I apologize to those who wait in railway stations for being asleep today at five a.m.
Pardon me, hounded hope, for laughing from time to time.
Pardon me, deserts, that I don't rush to you bearing a spoonful of water.
And you, falcon, unchanging year after year, always in the same cage,
your gaze always fixed on the same point in space,
forgive me, even if it turns out you were stuffed.
My apologies to the felled tree for the table's four legs.
My apologies to great questions for small answers.
Truth, please don't pay me much attention.
Dignity, please be magnanimous.
Bear with me, O mystery of existence, as I pluck the occasional thread from your train.
Soul, don't take offense that I've only got you now and then.
My apologies to everything that I can't be everywhere at once.
My apologies to everyone that I can't be each woman and each man.

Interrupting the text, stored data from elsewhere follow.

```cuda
extern "C" int ub200_attn_bwd(const ub200_attn_args* args, ub200_stream_t stream_) {
  using namespace ub;
  UB_CHECK_ARG(args != nullptr, "attn_bwd: args is NULL");
  const ub200_attn_args& a = *args;
  cudaStream_t stream = reinterpret_cast<cudaStream_t>(stream_);
  UB_CHECK_ARG(a.qkv && a.ctx && a.lse && a.cu_seqlens && a.dctx && a.dqkv, "attn_bwd: null pointer");
  UB_CHECK_ARG(a.batch > 0 && a.total_tokens > 0, "attn_bwd: empty batch");
  UB_CHECK_ARG(a.num_heads > 0 && a.hidden == a.num_heads * ATT_D, "attn_bwd: head_dim must be 64");
  UB_CHECK_ARG(a.max_seqlen > 0 && a.max_seqlen <= ATT_MAXSEQ, "attn_bwd: max_seqlen %d outside (0, %d]",
               a.max_seqlen, ATT_MAXSEQ);
  UB_CHECK_ARG(a.dtype == UB200_F16 || a.dtype == UB200_BF16, "attn_bwd: bad dtype");
  const bool multi = a.max_seqlen > ATT_BN;
  UB_CHECK_ARG(!multi || a.workspace, "attn_bwd: max_seqlen > 128 needs the dQ workspace");

  AttnParams p = attn_params(a);
  p.dctx = a.dctx; p.dqkv = a.dqkv; p.dbias = a.dbias;
  const int di = a.dtype == UB200_BF16 ? 1 : 0;

  if (deterministic()) {
    if (a.max_seqlen > SH_MAXSEQ)
      return set_error(UB200_EUNSUPPORTED, "attn_bwd: deterministic mode supports max_seqlen <= %d (got %d)",
                       SH_MAXSEQ, a.max_seqlen);
    CUtensorMap tmQ, tmD;
    int rc = make_tma_2d(&tmQ, a.qkv, a.dtype, a.total_tokens, 3 * a.hidden, 3 * a.hidden, 64, ATT_D);
    if (rc) return rc;
    rc = make_tma_2d(&tmD, a.dctx, a.dtype, a.total_tokens, a.hidden, a.hidden, 64, ATT_D);
    if (rc) return rc;
    p.dbias = nullptr;
    void (*kern)(const CUtensorMap, const CUtensorMap, const AttnParams) =
        di ? attn_bwd_short_kernel<true, false> : attn_bwd_short_kernel<false, false>;
    static unsigned long long configured[2] = {0, 0};
    if (first_use_on_device(configured[di]))
      UB_CHECK_CUDA(cudaFuncSetAttribute(kern, cudaFuncAttributeMaxDynamicSharedMemorySize, SH_BWD_SMEM));
    {
      ProfScope ps(stream);
      UB_CHECK_CUDA(launch_pdl(kern, short_grid(a, 2), dim3(SH_THREADS), SH_BWD_SMEM, stream, 1, tmQ, tmD, p));
    }
    UB_CHECK_CUDA(cudaGetLastError());
    if (a.dbias)
      return launch_colsum_det(a.dtype, a.dqkv, a.dbias, a.total_tokens, 3 * a.hidden, 3 * a.hidden, stream,
                               a.cu_seqlens + a.batch);
    return 0;
  }

  if (a.max_seqlen <= SH_MAXSEQ) {
    CUtensorMap tmQ, tmD;
    int rc = make_tma_2d(&tmQ, a.qkv, a.dtype, a.total_tokens, 3 * a.hidden, 3 * a.hidden, 64, ATT_D);
    if (rc) return rc;
    rc = make_tma_2d(&tmD, a.dctx, a.dtype, a.total_tokens, a.hidden, a.hidden, 64, ATT_D);
    if (rc) return rc;
    void (*kern)(const CUtensorMap, const CUtensorMap, const AttnParams) =
        di ? attn_bwd_short_kernel<true> : attn_bwd_short_kernel<false>;
    static unsigned long long configured[2] = {0, 0};
    if (first_use_on_device(configured[di]))
      UB_CHECK_CUDA(cudaFuncSetAttribute(kern, cudaFuncAttributeMaxDynamicSharedMemorySize, SH_BWD_SMEM));
    ProfScope ps(stream);
    UB_CHECK_CUDA(launch_pdl(kern, short_grid(a, 2), dim3(SH_THREADS), SH_BWD_SMEM, stream, 1, tmQ, tmD, p));
    UB_CHECK_CUDA(cudaGetLastError());
    return 0;
  }

  CUtensorMap tmQ, tmD;
  int rc = make_tma_2d(&tmQ, a.qkv, a.dtype, a.total_tokens, 3 * a.hidden, 3 * a.hidden, ATT_BM, ATT_D);
  if (rc) return rc;
  rc = make_tma_2d(&tmD, a.dctx, a.dtype, a.total_tokens, a.hidden, a.hidden, ATT_BM, ATT_D);
  if (rc) return rc;
  float* acc = reinterpret_cast<float*>(a.workspace);
  UB_CHECK_CUDA(cudaMemsetAsync(acc, 0, static_cast<size_t>(a.total_tokens) * a.hidden * 4, stream));

  dim3 grid((a.max_seqlen + ATT_BN - 1) / ATT_BN, a.num_heads, a.batch);
  void (*kern)(const CUtensorMap, const CUtensorMap, const AttnParams, float*) =
      di ? attn_bwd_kernel<true> : attn_bwd_kernel<false>;
  static unsigned long long configured[2] = {0, 0};
  if (first_use_on_device(configured[di]))
    UB_CHECK_CUDA(cudaFuncSetAttribute(kern, cudaFuncAttributeMaxDynamicSharedMemorySize, ATT_BWD_SMEM));
  {
    ProfScope ps(stream);
    UB_CHECK_CUDA(launch_pdl(kern, grid, dim3(ATT_THREADS), ATT_BWD_SMEM, stream, 1, tmQ, tmD, p, acc));
  }
  UB_CHECK_CUDA(cudaGetLastError());
  {
    ProfScope ps(stream);
    if (di) UB_CHECK_CUDA(launch_pdl(attn_dq_convert_kernel<true>, dim3(a.batch), dim3(256), 0, stream, 1, static_cast<const float*>(acc), a.dqkv, a.cu_seqlens, a.hidden));
    else UB_CHECK_CUDA(launch_pdl(attn_dq_convert_kernel<false>, dim3(a.batch), dim3(256), 0, stream, 1, static_cast<const float*>(acc), a.dqkv, a.cu_seqlens, a.hidden));
    UB_CHECK_CUDA(cudaGetLastError());
  }
  return 0;
}
```

Baseline: 11270.

## Warp-specialize short attention forward with TMA producer and three consumer warpgroups

Restructures the short-sequence attention forward kernel into a producer warpgroup issuing TMA loads into a 4-slot full/empty mbarrier ring and three consumer warpgroups that take query blocks by static least-loaded assignment. Registers are rebalanced with setmaxnreg, the kernel runs one CTA per SM, and the P operand fragments are packed before the wgmma chain. The aim is to hide load latency behind compute and raise tensor-core utilization, at the cost of more shared memory, possible load imbalance, and register-pressure risk at 160 registers per consumer. The forward attention is only part of the full encoder fwd+bwd step.

```diff
diff --git a/uniter_b200/csrc/attn.cu b/uniter_b200/csrc/attn.cu
--- a/uniter_b200/csrc/attn.cu
+++ b/uniter_b200/csrc/attn.cu
@@ -259,18 +259,21 @@
     }
   }
 
+  uint32_t a[NB][4][4];
+#pragma unroll
+  for (int kb = 0; kb < NB; ++kb)
+#pragma unroll
+    for (int kk = 0; kk < 4; ++kk)
+#pragma unroll
+      for (int r = 0; r < 4; ++r) a[kb][kk][r] = Elem<kBF16>::pack(s[kb][8 * kk + 2 * r], s[kb][8 * kk + 2 * r + 1]);
   float o[32];
   wgmma_fence();
 #pragma unroll
   for (int kb = 0; kb < NB; ++kb)
 #pragma unroll
-    for (int kk = 0; kk < 4; ++kk) {
-      const uint32_t a[4] = {Elem<kBF16>::pack(s[kb][8 * kk + 0], s[kb][8 * kk + 1]),
-                             Elem<kBF16>::pack(s[kb][8 * kk + 2], s[kb][8 * kk + 3]),
-                             Elem<kBF16>::pack(s[kb][8 * kk + 4], s[kb][8 * kk + 5]),
-                             Elem<kBF16>::pack(s[kb][8 * kk + 6], s[kb][8 * kk + 7])};
-      Wgmma<64, kBF16, 0, 1>::rs(o, a, gmma_desc(uV + kb * SH_TILE + kk * 2048, 8192, 1024), (kb | kk) != 0);
-    }
+    for (int kk = 0; kk < 4; ++kk)
+      Wgmma<64, kBF16, 0, 1>::rs(o, a[kb][kk], gmma_desc(uV + kb * SH_TILE + kk * 2048, 8192, 1024),
+                                 (kb | kk) != 0);
   wgmma_commit();
   wgmma_wait<0>();
 
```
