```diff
+bool spgan_nt_stream_selected(const spgan_gemm_nt_args& a) {
+  static const bool off = getenv("SPGAN_NT_STREAM") && atoi(getenv("SPGAN_NT_STREAM")) == 0;
+  if (off || (a.tile_hint != 0 && a.tile_hint != 3) || !spgan_nt_stream_eligible(a)) return false;
+  if (a.tile_hint == 3) return true;
+  if (a.stats && spgan_nt_wide_selected(a)) return false;
+  const int rows = a.p_group_rows > 0 ? a.p_group_rows : a.M;
+  const int ncb = a.N / SN;
+  const int w = SLOTS / ncb < 1 ? 1 : SLOTS / ncb;
+  return cdiv(rows / SM, w) >= MIN_RUN;
+}
+
+int spgan_launch_nt_stream(const spgan_gemm_nt_args& a, hipStream_t s) {
+  if (a.a_mode == SPGAN_A_PLAIN) return launch_k<SPGAN_A_PLAIN>(a, s);
+  if (a.a_mode == SPGAN_A_AFFINE_LRELU) return launch_k<SPGAN_A_AFFINE_LRELU>(a, s);
+  return launch<SPGAN_A_EDGE, 64>(a, s);
+}
+
+extern "C" void spgan_nt_stream_run_tiles(int tiles) { g_run_tiles.store(tiles > 0 ? tiles : 0, std::memory_order_relaxed); }
diff --git a/sp-gan_amd/csrc/gemm_stream.hpp b/sp-gan_amd/csrc/gemm_stream.hpp
--- /dev/null
+++ b/sp-gan_amd/csrc/gemm_stream.hpp
@@ -0,0 +1,6 @@
+#pragma once
+#include "common.hpp"
+
+bool spgan_nt_stream_eligible(const spgan_gemm_nt_args& a);
+bool spgan_nt_stream_selected(const spgan_gemm_nt_args& a);
+int spgan_launch_nt_stream(const spgan_gemm_nt_args& a, hipStream_t s);
diff --git a/sp-gan_amd/spgan/_lib.py b/sp-gan_amd/spgan/_lib.py
--- a/sp-gan_amd/spgan/_lib.py
+++ b/sp-gan_amd/spgan/_lib.py
@@ -180,6 +180,8 @@
     "spgan_concat2": (I, [P, I, P, I, I, P, P]),
     "spgan_gemm_nt": (I, [C.POINTER(GemmNTArgs), P]),
     "spgan_gemm_nt_col_blocks": (I, [C.POINTER(GemmNTArgs)]),
+    "spgan_gemm_nt_last_route": (I, []),
+    "spgan_nt_stream_run_tiles": (None, [I]),
     "spgan_split_bf16x3_image_bytes": (C.c_size_t, [I, I]),
     "spgan_split_bf16x3_image": (I, [P, I, I, I, P, P]),
     "spgan_gemm_nt_uses_w_image": (I, [C.POINTER(GemmNTArgs)]),
diff --git a/sp-gan_amd/spgan/ops.py b/sp-gan_amd/spgan/ops.py
--- a/sp-gan_amd/spgan/ops.py
+++ b/sp-gan_amd/spgan/ops.py
@@ -131,8 +131,8 @@
 class nt_tile_hint:
 
     def __init__(self, hint: int):
-        if hint not in (0, 1, 2):
-            raise ValueError("tile_hint must be 0, 1 or 2")
+        if hint not in (0, 1, 2, 3):
+            raise ValueError("tile_hint must be 0, 1, 2 or 3")
         self.hint = hint
 
     def __enter__(self):
@@ -141,6 +141,14 @@
 
     def __exit__(self, *exc):
         _NT_TILE_HINT[0] = self.prev
+
+
+def _nt_last_route() -> int:
+    return int(_lib.load().spgan_gemm_nt_last_route())
+
+
+def _nt_stream_run_tiles(tiles: int) -> None:
+    _lib.load().spgan_nt_stream_run_tiles(int(tiles))
 
 
 WEIGHTS_EPOCH = [0]
```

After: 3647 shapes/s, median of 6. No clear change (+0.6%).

I know I won't be justified as long as I live,
since I myself stand in my own way.
Don't bear me ill will, speech, that I borrow weighty words,
then labor heavily so that they may seem light.
From Poems New and Collected 1957-1997, written by Wislawa Szymborska and translated by Stanislaw Baranczak and Clare Cavanagh. Copyright © 1997

Mo Crow said...

please excuse the typos in that first line!